> **Aim of the task**
Among the entries below, find the line with "template <class F, class O, class R>", then quote it and each following line up to and including the line with "O* tile_dst = obs_t", and nothing else.

### Task input

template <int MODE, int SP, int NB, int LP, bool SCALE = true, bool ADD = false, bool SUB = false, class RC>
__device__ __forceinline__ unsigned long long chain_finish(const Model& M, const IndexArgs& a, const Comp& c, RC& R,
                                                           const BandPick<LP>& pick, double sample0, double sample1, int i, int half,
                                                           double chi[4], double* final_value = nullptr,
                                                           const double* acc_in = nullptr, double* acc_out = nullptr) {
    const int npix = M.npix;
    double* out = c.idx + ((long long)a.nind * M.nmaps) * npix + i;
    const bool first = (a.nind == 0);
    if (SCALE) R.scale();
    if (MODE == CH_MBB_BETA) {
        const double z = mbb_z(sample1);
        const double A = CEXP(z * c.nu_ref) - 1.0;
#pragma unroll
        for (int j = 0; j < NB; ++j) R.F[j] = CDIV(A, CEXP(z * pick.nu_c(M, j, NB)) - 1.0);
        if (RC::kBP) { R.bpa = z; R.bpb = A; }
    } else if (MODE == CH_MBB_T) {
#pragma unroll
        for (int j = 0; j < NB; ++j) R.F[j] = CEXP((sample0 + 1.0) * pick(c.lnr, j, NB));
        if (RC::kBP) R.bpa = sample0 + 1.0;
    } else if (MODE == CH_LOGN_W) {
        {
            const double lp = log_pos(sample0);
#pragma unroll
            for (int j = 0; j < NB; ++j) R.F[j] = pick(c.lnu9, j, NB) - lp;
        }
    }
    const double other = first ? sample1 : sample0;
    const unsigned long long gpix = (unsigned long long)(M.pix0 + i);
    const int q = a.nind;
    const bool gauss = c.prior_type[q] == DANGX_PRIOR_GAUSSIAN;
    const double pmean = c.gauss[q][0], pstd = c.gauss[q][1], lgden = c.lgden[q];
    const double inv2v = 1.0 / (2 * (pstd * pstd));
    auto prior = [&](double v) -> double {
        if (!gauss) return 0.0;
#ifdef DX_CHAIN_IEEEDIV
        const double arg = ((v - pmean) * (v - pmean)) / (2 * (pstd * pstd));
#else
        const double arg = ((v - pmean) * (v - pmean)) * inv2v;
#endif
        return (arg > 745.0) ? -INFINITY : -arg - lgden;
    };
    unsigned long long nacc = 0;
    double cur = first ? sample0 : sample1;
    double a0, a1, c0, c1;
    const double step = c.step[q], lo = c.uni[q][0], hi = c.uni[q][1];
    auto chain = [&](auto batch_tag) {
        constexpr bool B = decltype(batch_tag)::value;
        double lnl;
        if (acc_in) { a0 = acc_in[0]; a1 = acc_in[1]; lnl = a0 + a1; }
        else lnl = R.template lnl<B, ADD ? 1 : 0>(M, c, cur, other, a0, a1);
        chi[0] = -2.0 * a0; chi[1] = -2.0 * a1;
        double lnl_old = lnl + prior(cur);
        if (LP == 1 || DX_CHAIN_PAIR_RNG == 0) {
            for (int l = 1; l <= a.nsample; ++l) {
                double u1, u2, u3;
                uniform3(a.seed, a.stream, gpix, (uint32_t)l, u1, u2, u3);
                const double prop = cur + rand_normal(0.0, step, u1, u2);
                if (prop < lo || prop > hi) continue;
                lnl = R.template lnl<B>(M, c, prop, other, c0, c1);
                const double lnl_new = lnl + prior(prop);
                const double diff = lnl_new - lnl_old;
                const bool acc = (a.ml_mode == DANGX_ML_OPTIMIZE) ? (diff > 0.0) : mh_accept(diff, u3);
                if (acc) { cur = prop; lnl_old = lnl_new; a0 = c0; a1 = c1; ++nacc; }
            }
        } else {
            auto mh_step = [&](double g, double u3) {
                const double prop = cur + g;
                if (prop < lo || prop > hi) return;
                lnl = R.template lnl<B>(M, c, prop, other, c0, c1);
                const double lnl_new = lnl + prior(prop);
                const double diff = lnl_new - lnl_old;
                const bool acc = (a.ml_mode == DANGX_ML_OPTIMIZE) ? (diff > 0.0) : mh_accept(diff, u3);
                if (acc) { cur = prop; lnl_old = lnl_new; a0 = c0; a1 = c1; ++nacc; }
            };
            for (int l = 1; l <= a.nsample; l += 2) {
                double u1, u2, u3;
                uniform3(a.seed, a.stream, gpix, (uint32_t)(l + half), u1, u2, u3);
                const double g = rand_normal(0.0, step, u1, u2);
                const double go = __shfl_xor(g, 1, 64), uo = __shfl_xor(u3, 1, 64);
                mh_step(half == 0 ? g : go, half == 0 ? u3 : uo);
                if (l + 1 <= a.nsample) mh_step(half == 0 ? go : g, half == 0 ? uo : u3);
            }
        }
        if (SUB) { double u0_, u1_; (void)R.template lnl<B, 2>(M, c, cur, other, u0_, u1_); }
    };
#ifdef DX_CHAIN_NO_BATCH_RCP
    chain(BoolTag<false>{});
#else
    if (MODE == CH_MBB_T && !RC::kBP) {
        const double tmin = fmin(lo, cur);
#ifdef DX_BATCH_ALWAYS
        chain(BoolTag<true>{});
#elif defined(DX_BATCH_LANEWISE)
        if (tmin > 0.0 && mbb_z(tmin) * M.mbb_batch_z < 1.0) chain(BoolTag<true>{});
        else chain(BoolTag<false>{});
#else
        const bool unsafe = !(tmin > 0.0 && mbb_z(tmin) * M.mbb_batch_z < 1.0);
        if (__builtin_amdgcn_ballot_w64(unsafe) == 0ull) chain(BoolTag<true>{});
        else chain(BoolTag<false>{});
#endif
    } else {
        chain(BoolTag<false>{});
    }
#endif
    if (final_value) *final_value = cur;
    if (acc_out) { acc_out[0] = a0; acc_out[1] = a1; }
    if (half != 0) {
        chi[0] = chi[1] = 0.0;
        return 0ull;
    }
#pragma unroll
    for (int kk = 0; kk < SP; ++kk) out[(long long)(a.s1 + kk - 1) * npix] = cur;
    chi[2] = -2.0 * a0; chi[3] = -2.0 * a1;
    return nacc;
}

######
### Task input

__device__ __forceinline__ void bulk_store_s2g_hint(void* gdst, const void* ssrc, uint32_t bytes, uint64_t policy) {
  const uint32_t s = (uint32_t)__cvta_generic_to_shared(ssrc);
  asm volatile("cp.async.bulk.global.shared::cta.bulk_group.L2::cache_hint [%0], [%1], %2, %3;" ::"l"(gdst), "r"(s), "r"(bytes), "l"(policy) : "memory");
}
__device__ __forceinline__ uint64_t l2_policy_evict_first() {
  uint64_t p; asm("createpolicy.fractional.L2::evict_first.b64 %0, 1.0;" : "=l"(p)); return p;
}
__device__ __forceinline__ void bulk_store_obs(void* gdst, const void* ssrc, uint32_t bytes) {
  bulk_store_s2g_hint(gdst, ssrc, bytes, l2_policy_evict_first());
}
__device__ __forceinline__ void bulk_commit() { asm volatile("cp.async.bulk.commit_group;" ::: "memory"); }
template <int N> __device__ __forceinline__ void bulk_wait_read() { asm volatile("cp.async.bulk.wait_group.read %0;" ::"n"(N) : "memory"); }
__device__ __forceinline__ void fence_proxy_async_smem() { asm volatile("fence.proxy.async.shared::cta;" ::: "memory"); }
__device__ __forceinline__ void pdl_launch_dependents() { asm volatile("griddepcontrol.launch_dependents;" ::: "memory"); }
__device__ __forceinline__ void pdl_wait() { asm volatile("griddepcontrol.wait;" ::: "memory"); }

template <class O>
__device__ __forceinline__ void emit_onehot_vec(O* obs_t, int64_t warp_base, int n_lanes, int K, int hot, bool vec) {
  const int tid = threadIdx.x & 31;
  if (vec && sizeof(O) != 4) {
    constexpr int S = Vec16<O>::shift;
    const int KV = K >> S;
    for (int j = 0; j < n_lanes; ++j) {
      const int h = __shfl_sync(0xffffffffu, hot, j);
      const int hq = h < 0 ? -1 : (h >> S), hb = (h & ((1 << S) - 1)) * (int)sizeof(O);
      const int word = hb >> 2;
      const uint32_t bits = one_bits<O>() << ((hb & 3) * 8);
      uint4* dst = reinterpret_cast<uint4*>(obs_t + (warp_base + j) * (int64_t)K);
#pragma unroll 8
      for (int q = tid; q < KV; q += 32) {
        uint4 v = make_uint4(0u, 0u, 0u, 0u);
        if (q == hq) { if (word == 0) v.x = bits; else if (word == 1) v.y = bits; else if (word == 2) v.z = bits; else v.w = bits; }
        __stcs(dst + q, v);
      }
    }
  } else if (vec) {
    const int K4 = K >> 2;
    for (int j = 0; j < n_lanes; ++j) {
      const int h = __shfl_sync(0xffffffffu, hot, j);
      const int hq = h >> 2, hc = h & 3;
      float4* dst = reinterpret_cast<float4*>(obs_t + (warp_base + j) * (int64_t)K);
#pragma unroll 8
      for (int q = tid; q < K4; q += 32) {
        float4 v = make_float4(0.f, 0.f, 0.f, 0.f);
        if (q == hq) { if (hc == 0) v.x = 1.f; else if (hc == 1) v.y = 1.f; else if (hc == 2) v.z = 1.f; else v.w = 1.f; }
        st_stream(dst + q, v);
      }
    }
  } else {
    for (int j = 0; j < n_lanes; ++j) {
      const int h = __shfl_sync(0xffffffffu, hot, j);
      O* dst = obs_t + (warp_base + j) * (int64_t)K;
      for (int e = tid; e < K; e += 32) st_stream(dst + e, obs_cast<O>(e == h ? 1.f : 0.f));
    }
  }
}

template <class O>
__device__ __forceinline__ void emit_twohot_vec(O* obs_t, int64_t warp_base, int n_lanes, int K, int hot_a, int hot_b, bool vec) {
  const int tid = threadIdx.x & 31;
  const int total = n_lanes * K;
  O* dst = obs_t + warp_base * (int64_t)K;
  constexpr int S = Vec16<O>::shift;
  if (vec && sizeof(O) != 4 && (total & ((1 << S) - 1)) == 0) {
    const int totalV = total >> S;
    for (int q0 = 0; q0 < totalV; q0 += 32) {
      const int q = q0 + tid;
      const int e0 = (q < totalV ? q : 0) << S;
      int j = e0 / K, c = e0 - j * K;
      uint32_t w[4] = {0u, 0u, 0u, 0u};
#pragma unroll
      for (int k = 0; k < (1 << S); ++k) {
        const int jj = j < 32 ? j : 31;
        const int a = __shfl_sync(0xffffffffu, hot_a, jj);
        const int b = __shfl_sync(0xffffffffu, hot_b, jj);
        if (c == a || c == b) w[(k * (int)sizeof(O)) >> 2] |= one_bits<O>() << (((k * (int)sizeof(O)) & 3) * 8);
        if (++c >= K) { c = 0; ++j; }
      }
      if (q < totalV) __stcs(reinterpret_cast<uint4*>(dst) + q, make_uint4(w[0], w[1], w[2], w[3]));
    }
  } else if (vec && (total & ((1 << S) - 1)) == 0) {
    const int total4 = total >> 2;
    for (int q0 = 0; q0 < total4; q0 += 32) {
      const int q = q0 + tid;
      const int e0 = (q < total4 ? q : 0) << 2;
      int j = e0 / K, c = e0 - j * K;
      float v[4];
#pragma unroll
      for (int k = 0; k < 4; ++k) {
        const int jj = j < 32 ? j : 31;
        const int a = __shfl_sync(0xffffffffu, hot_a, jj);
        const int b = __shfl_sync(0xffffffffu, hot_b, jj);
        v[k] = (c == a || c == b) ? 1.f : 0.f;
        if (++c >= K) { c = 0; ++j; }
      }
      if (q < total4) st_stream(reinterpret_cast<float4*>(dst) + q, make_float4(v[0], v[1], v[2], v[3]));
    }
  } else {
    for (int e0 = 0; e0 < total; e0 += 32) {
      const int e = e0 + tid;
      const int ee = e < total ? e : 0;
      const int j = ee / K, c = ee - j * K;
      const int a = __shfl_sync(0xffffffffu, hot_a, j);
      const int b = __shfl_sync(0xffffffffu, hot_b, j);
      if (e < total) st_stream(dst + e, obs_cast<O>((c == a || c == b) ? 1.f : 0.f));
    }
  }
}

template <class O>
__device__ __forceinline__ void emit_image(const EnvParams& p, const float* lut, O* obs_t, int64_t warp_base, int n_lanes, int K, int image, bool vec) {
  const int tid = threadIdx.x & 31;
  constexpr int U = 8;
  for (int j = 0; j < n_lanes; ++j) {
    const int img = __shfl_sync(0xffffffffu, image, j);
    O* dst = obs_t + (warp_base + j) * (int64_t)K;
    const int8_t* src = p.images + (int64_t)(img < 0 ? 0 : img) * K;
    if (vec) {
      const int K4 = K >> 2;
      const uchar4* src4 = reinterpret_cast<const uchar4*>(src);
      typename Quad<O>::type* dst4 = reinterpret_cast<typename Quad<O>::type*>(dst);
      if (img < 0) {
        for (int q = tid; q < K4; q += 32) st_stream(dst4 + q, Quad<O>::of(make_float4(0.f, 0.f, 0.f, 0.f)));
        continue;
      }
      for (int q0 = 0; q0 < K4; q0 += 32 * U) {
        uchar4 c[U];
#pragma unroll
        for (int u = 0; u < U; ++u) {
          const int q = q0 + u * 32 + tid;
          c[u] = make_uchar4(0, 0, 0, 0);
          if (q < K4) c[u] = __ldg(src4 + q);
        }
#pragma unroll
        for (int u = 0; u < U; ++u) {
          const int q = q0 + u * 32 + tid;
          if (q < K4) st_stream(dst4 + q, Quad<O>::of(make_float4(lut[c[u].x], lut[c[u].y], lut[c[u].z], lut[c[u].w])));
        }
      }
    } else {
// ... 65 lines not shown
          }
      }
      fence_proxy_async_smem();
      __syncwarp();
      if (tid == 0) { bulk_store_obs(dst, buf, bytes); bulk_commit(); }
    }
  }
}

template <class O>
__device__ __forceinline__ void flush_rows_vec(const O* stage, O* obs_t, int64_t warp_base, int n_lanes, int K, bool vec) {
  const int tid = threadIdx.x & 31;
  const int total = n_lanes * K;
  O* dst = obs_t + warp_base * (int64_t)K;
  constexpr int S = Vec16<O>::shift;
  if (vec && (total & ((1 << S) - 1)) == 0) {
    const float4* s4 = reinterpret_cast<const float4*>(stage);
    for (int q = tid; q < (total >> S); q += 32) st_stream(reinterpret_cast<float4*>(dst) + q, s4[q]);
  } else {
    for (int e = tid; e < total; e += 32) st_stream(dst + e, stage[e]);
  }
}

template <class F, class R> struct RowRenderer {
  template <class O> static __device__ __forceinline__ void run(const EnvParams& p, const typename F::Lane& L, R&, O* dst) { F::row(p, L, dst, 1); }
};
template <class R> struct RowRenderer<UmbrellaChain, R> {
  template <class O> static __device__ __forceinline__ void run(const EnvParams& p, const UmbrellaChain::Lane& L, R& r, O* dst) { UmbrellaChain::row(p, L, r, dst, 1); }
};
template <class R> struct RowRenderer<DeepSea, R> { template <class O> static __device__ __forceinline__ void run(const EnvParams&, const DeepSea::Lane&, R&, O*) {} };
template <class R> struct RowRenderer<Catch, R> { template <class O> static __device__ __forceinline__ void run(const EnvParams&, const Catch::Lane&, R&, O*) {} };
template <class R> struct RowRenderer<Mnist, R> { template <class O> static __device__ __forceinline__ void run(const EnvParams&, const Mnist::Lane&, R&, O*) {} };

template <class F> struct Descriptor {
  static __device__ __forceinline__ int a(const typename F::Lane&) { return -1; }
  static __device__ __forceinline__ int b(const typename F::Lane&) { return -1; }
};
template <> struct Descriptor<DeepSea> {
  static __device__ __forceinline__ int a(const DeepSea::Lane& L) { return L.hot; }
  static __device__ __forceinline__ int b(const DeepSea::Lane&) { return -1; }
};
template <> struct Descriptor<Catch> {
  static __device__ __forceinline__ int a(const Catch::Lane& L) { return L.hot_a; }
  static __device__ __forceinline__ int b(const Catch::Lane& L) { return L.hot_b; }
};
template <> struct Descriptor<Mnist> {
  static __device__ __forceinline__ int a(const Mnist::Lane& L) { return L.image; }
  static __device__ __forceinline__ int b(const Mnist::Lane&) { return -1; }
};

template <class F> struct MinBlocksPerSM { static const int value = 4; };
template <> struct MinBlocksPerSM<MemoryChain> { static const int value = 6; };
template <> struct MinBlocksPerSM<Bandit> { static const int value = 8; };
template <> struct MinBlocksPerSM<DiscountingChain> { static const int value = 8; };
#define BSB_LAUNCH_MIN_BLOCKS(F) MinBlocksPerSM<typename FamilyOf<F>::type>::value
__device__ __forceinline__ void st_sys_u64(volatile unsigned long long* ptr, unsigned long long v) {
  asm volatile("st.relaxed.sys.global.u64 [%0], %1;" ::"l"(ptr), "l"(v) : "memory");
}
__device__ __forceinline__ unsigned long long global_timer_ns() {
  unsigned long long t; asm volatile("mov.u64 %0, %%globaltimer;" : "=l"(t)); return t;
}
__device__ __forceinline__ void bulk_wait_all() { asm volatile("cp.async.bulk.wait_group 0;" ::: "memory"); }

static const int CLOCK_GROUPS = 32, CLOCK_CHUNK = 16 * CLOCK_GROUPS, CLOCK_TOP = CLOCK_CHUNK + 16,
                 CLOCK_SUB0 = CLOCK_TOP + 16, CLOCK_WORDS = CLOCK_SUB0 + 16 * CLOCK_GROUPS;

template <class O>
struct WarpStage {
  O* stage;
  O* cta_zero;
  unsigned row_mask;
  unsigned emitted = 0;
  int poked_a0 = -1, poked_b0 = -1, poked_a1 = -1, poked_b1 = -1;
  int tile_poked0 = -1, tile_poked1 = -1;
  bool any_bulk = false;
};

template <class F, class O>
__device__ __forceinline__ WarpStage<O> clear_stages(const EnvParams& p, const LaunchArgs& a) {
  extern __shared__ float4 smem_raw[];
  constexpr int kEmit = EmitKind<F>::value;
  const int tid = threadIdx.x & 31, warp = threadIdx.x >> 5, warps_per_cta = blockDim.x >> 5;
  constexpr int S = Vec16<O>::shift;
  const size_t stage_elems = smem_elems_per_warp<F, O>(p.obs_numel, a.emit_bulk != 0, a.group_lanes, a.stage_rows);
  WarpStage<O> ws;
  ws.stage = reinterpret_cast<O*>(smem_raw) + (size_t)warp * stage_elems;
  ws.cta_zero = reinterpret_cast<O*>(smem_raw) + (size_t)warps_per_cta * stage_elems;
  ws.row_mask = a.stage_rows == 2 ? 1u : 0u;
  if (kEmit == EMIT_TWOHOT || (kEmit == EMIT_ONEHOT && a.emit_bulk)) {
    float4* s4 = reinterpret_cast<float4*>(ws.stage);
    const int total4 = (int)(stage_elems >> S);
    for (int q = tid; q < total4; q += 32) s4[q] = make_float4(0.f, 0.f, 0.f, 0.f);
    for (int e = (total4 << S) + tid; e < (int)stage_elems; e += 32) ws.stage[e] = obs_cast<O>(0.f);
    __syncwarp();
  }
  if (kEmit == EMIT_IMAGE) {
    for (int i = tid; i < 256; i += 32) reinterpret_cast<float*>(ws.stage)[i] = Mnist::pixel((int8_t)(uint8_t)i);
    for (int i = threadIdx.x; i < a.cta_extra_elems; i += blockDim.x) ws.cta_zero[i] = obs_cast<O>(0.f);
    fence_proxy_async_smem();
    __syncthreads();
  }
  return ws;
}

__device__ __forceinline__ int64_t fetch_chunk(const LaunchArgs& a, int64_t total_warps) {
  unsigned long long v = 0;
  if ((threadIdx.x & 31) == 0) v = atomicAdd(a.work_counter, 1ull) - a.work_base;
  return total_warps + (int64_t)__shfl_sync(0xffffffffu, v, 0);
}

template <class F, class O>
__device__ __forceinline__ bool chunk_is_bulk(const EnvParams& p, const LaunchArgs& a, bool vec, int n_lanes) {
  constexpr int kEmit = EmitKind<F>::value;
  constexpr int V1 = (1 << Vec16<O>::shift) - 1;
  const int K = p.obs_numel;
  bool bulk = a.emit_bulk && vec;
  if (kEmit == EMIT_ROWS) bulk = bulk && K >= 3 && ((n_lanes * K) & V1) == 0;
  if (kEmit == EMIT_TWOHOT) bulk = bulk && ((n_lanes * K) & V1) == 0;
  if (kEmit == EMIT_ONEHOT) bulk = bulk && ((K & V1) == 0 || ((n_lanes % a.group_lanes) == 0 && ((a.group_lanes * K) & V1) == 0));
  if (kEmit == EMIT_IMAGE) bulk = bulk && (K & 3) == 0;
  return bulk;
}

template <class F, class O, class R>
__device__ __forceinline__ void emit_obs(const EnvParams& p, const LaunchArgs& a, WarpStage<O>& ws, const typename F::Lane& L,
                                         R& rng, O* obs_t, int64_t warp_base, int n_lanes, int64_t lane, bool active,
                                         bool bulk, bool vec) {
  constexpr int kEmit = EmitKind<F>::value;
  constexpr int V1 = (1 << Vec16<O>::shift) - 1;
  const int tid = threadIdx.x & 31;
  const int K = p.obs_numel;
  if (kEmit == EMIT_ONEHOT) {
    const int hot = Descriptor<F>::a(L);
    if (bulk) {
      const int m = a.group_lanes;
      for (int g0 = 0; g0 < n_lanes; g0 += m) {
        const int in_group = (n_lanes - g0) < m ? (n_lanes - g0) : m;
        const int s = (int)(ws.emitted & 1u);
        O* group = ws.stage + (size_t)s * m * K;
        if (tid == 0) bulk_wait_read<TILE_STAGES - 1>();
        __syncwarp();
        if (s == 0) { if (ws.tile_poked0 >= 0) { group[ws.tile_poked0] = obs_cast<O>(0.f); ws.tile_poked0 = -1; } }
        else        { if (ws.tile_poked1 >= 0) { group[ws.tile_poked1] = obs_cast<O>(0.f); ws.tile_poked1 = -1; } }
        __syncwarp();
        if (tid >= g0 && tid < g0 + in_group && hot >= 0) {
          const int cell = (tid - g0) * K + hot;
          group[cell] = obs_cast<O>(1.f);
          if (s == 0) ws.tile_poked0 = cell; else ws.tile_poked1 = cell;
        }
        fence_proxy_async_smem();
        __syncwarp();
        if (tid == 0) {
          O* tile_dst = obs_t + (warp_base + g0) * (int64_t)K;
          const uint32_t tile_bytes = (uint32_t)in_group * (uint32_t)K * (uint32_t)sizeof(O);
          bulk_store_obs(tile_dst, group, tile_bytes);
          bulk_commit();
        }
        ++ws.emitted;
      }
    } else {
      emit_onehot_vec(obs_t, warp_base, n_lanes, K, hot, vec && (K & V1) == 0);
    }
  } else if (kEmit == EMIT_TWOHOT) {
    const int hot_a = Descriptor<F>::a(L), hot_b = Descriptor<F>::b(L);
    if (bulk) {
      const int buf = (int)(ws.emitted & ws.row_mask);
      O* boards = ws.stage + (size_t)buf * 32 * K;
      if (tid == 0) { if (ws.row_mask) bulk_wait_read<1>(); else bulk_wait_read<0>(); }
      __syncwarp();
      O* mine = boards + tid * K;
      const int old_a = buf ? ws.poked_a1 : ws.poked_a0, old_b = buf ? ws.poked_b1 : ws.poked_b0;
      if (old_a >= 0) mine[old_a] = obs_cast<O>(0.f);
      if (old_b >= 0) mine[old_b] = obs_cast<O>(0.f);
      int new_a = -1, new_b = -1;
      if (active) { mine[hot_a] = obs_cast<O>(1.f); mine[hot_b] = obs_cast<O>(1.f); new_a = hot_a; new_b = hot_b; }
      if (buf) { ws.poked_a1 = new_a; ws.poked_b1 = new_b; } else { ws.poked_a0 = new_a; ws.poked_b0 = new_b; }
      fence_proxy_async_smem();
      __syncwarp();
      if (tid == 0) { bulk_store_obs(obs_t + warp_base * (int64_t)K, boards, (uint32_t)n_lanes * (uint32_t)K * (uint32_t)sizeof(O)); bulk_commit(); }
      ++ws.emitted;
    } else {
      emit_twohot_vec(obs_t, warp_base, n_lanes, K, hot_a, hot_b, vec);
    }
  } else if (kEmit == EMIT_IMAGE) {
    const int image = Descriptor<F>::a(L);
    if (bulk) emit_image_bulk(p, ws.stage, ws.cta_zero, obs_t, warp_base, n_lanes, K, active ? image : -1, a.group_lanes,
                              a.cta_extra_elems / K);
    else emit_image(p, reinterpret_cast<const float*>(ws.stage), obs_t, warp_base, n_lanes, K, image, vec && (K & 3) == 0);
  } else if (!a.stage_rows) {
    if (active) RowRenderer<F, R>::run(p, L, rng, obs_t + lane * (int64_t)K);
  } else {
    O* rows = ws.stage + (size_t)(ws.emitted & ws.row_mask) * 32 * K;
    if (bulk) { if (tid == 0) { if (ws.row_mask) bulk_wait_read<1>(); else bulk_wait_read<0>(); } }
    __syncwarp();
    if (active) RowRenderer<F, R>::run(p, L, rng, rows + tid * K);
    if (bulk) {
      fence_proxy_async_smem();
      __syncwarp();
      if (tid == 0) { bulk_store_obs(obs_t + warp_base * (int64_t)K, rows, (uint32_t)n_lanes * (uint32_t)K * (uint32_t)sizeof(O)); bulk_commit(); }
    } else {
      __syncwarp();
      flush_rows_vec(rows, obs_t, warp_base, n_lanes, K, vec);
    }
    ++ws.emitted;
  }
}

######

> **Solution for this problem**
template <class F, class O, class R>
__device__ __forceinline__ void emit_obs(const EnvParams& p, const LaunchArgs& a, WarpStage<O>& ws, const typename F::Lane& L,
                                         R& rng, O* obs_t, int64_t warp_base, int n_lanes, int64_t lane, bool active,
                                         bool bulk, bool vec) {
  constexpr int kEmit = EmitKind<F>::value;
  constexpr int V1 = (1 << Vec16<O>::shift) - 1;
  const int tid = threadIdx.x & 31;
  const int K = p.obs_numel;
  if (kEmit == EMIT_ONEHOT) {
    const int hot = Descriptor<F>::a(L);
    if (bulk) {
      const int m = a.group_lanes;
      for (int g0 = 0; g0 < n_lanes; g0 += m) {
        const int in_group = (n_lanes - g0) < m ? (n_lanes - g0) : m;
        const int s = (int)(ws.emitted & 1u);
        O* group = ws.stage + (size_t)s * m * K;
        if (tid == 0) bulk_wait_read<TILE_STAGES - 1>();
        __syncwarp();
        if (s == 0) { if (ws.tile_poked0 >= 0) { group[ws.tile_poked0] = obs_cast<O>(0.f); ws.tile_poked0 = -1; } }
        else        { if (ws.tile_poked1 >= 0) { group[ws.tile_poked1] = obs_cast<O>(0.f); ws.tile_poked1 = -1; } }
        __syncwarp();
        if (tid >= g0 && tid < g0 + in_group && hot >= 0) {
          const int cell = (tid - g0) * K + hot;
          group[cell] = obs_cast<O>(1.f);
          if (s == 0) ws.tile_poked0 = cell; else ws.tile_poked1 = cell;
        }
        fence_proxy_async_smem();
        __syncwarp();
        if (tid == 0) {
          O* tile_dst = obs_t + (warp_base + g0) * (int64_t)K;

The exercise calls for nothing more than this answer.